*Cllr Gerry Flynn. Photograph: Eamon Ward
A Shannon councillor has clashed with senior officials in Clare County Council on the pace at which two key projects for the town are moving at.
In December 2018, a €27m fund was created to upgrade flood defences at Shannon town, the airport and the industrial zone, all of which lie along the Shannon Estuary. Embankments bordering the three vital pieces of infrastructure are not constructed to modern engineering standards and could not protect against a one in 200 year tidal flood event. Parts of the Airport and Shannon Golf Club were flooded in 2009 and 2014.
Under the N19 Shannon Airport Access Road Improvement Scheme, high-quality road improvements are to be provided on the N19 National Primary Road between Drumgeely Roundabout and Knockbeagh Point Roundabout on approach to Shannon International Airport. Clare County Council appointed Fehily Timoney & Company and Clandillon Civil Consulting Joint Venture (FTC JV) in October 2019 as the technical consultants to progress the scheme through phases 1 to 4 of the TII Project Management Guidelines.

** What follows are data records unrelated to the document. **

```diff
+  const int64_t s = (int64_t)blk * WGS + threadIdx.x;
+  if (s >= a.n_samples) return;
+  const double* __restrict__ qp = a.q + s * a.in_ss;
+  const double* __restrict__ dqp = a.dq ? a.dq + s * a.in_ss : nullptr;
+  const double* __restrict__ ddqp = a.ddq ? a.ddq + s * a.in_ss : nullptr;
+
+  double qin[NJ], dqin[NJ], ddqin[NJ];
+  double sv0[NJ], sv1[NJ];
+#if RDYN_TORQUE_HOIST
+#pragma unroll
+  for (int f = 0; f < NJ; ++f)
+  {
+    const int idx = c->j[f].in_idx;
+    const double v = qp[(idx >= 0 ? idx : 0) * a.in_sj];
+    qin[f] = idx >= 0 ? v : 0.0;
+  }
+#pragma unroll
+  for (int f = 0; f < NJ; ++f) dqin[f] = 0.0;
+  if (dqp)
+  {
+#pragma unroll
+    for (int f = 0; f < NJ; ++f)
+    {
+      const int idx = c->j[f].in_idx;
+      const double v = dqp[(idx >= 0 ? idx : 0) * a.in_sj];
+      dqin[f] = idx >= 0 ? v : 0.0;
+    }
+  }
+#pragma unroll
+  for (int f = 0; f < NJ; ++f) ddqin[f] = 0.0;
+  if (ddqp)
+  {
+#pragma unroll
+    for (int f = 0; f < NJ; ++f)
+    {
+      const int idx = c->j[f].in_idx;
+      const double v = ddqp[(idx >= 0 ? idx : 0) * a.in_sj];
+      ddqin[f] = idx >= 0 ? v : 0.0;
+    }
+  }
+  {
+    bool big = false;
+#pragma unroll
+    for (int f = 0; f < NJ; ++f)
+    {
+      double sn, cs;
+      rdyn_sincos_small(qin[f], &sn, &cs);
+      sv0[f] = sn;
+      sv1[f] = 1.0 - cs;
+      big = big || (c->j[f].type == RDYN_REVOLUTE && !(fabs(qin[f]) <= 1048576.0));
+    }
+    if (__builtin_expect(big, 0))
+    {
+#pragma unroll
+      for (int f = 0; f < NJ; ++f)
+      {
+        if (c->j[f].type == RDYN_REVOLUTE && !(fabs(qin[f]) <= 1048576.0))
+        {
+          double sn, cs;
+          sincos(qin[f], &sn, &cs);
+          sv0[f] = sn;
+          sv1[f] = 1.0 - cs;
+        }
+      }
+    }
+#pragma unroll
+    for (int f = 0; f < NJ; ++f)
+    {
+      if (c->j[f].type != RDYN_REVOLUTE)
+      {
+        sv0[f] = qin[f];
+        sv1[f] = 0.0;
+      }
+    }
+  }
+#endif
+
+  V3 w = mk(0, 0, 0), vl = mk(0, 0, 0), al = mk(0, 0, 0);
+  V3 acc = mk(-c->g[0], -c->g[1], -c->g[2]);
+  V3 pl = mk(0, 0, 0);
+  V3 Fo[NJ], No[NJ];
+  double tau[NJ];
+#pragma unroll
+  for (int l = 0; l < NJ; ++l) tau[l] = 0.0;
+
+#pragma unroll
+  for (int f = 0; f < NJ; ++f)
+  {
+    JointRef J = c->j[f];
+    const int type = J.type;
+#if !RDYN_TORQUE_HOIST
+    const int idx = J.in_idx;
+    qin[f] = dqin[f] = ddqin[f] = 0.0;
+    if (idx >= 0)
+    {
+      const int64_t o = idx * a.in_sj;
+      qin[f] = qp[o];
+      if (dqp) dqin[f] = dqp[o];
+      if (ddqp) ddqin[f] = ddqp[o];
+    }
+    if (type == RDYN_REVOLUTE)
+    {
+      double sn, cs;
+      rdyn_sincos(qin[f], &sn, &cs);
+      sv0[f] = sn;
+      sv1[f] = 1.0 - cs;
+    }
+    else
+    {
+      sv0[f] = qin[f];
+      sv1[f] = 0.0;
+    }
+#endif
+    const double dqf = dqin[f], ddqf = ddqin[f];
+    double R[9];
+    V3 t = ld3(J.t);
+    if (type == RDYN_REVOLUTE)
+    {
+#pragma unroll
+      for (int i = 0; i < 9; ++i) R[i] = fma(sv0[f], J.B[i], fma(sv1[f], J.C[i], J.A[i]));
+    }
+    else
+    {
+#pragma unroll
+      for (int i = 0; i < 9; ++i) R[i] = J.A[i];
+      if (type == RDYN_PRISMATIC) t = axpy(t, ld3(J.up), sv0[f]);
+    }
+    {
+      const V3 wn = rotT(R, w);
+      const V3 vn = rotT(R, vl + cross(w, t));
+      const V3 aln = rotT(R, al);
+      const V3 an = rotT(R, acc + cross(al, t));
+      w = wn; vl = vn; al = aln; acc = an;
+    }
+    const V3 u = ld3(J.u);
+    if (type == RDYN_REVOLUTE)
+    {
+      acc = axpy(acc, cross(vl, u), dqf);
+      al = axpy(axpy(al, cross(w, u), dqf), u, ddqf);
+      w = axpy(w, u, dqf);
+    }
+    else if (type == RDYN_PRISMATIC)
+    {
+      acc = axpy(axpy(acc, cross(w, u), dqf), u, ddqf);
+      vl = axpy(vl, u, dqf);
+    }
+    const RDYN_CONST_AS double* pi = J.pi;
+    const double m = pi[0];
+    const V3 h = ld3(pi + 1);
+    const V3 d = acc + cross(w, vl);
+    V3 fo = axpy(cross(al, h) + cross(w, cross(w, h)), d, m);
+    V3 no = symv(pi + 4, al) + cross(w, symv(pi + 4, w)) + cross(h, d);
+    if (a.ext)
+    {
+      pl = rotT(R, pl + t);
+      const double* __restrict__ ep = a.ext + s * a.ext_ss + (int64_t)(6 * (f + 1)) * a.ext_se;
+      const V3 el = mk(ep[0], ep[a.ext_se], ep[2 * a.ext_se]);
+      const V3 ea = mk(ep[3 * a.ext_se], ep[4 * a.ext_se], ep[5 * a.ext_se]);
+      fo = fo - (el + cross(ea, pl));
+      no = no - ea;
+    }
+    if (f < PARK)
+    {
+      park[(6 * f + 0) * WGS] = fo.x; park[(6 * f + 1) * WGS] = fo.y; park[(6 * f + 2) * WGS] = fo.z;
+      park[(6 * f + 3) * WGS] = no.x; park[(6 * f + 4) * WGS] = no.y; park[(6 * f + 5) * WGS] = no.z;
+    }
+    else
+    {
+      Fo[f] = fo;
+      No[f] = no;
+    }
+  }
+
+  {
+    V3 F = mk(0, 0, 0), N = mk(0, 0, 0);
+#pragma unroll
+    for (int f = NJ - 1; f >= 0; --f)
+    {
+      JointRef J = c->j[f];
+      const int type = J.type;
+      if (f < PARK)
+      {
+        F = F + mk(park[(6 * f + 0) * WGS], park[(6 * f + 1) * WGS], park[(6 * f + 2) * WGS]);
+        N = N + mk(park[(6 * f + 3) * WGS], park[(6 * f + 4) * WGS], park[(6 * f + 5) * WGS]);
+      }
+      else
+      {
+        F = F + Fo[f];
+        N = N + No[f];
+      }
+      const V3 u = ld3(J.u);
+      if (type == RDYN_REVOLUTE) tau[f] = dot(u, N);
+      else if (type == RDYN_PRISMATIC) tau[f] = dot(u, F);
+      if (f == 0) break;
+      double R[9];
+      V3 t = ld3(J.t);
+      if (type == RDYN_REVOLUTE)
+      {
+#pragma unroll
+        for (int i = 0; i < 9; ++i) R[i] = fma(sv0[f], J.B[i], fma(sv1[f], J.C[i], J.A[i]));
+      }
+      else
+      {
+#pragma unroll
+        for (int i = 0; i < 9; ++i) R[i] = J.A[i];
+        if (type == RDYN_PRISMATIC) t = axpy(t, ld3(J.up), sv0[f]);
+      }
+      const V3 Fp = rot(R, F);
+      N = rot(R, N) + cross(t, Fp);
+      F = Fp;
+    }
+  }
+
+  bool stg_rec = false;
+  SmallRecords sm;
+#if RDYN_TORQUE_WGS == 64
+  if (a.staged && a.n_samples - (s - threadIdx.x) >= 64)
+  {
+    rs_wave_fence();
+    sm.init((char*)tq_park, c->n_active, threadIdx.x);
+    stg_rec = true;
+  }
+#endif
+  if (a.tau)
+  {
+    double* __restrict__ tp = a.tau + s * a.tau_ss;
+#pragma unroll
+    for (int l = 0; l < NJ; ++l)
+    {
+      const int r = c->j[l].in_idx;
+      if (r < 0) continue;
+      if (stg_rec) sm.put(r, tau[l]);
+      else tp[r * a.tau_sj] = tau[l];
+    }
+    if (stg_rec) sm.copy_out(a.tau + (s - threadIdx.x) * a.tau_ss, threadIdx.x);
+  }
+#undef RDYN_TORQUE_WGS
```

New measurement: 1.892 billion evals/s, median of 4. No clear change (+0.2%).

Speaking at the July meeting of Clare County Council, Cllr Gerry Flynn (IND) remarked that both projects “seem to be moving at a very very slow pace”. He added that he would “failing in my role” as an elected representative if he failed to highlight the matter.
Seán Lenihan of the Council’s project management office admitted he was surprised by the comments. “I think there is great progress being made on both schemes,” he said and added that capital projects “by their nature are very slow”. He detailed that “a lot of work on the ground” is ongoing such as tender contractors and contractors and offered to attend a meeting of the Shannon Municipal District to discuss the matter further.
“Senior officials are getting upset with me making my case, my mandate makes me a messenger for the people, I do that, that is my job and I make no apology for that, when schemes are complete I will have no problem jumping up and down with you,” Flynn responded.
Chief Executive of the Council, Pat Dowling outlined, “four years ago these didn’t exist as projects, we have brought them to where they are today”. He referred to the work undertaken by the local authority to pull different bodies together to secure funding, “it is on a trajectory, they will be built”.
Flynn responded, “It seems nothing was done before Pat came”. “I didn’t say that members,” Dowling told the virtual meeting and the Shannon representative replied, “you inferred”. The Chief Executive concluded, “You can interpret it anyway you want. There was not a plan before that, they are being dealt with now”.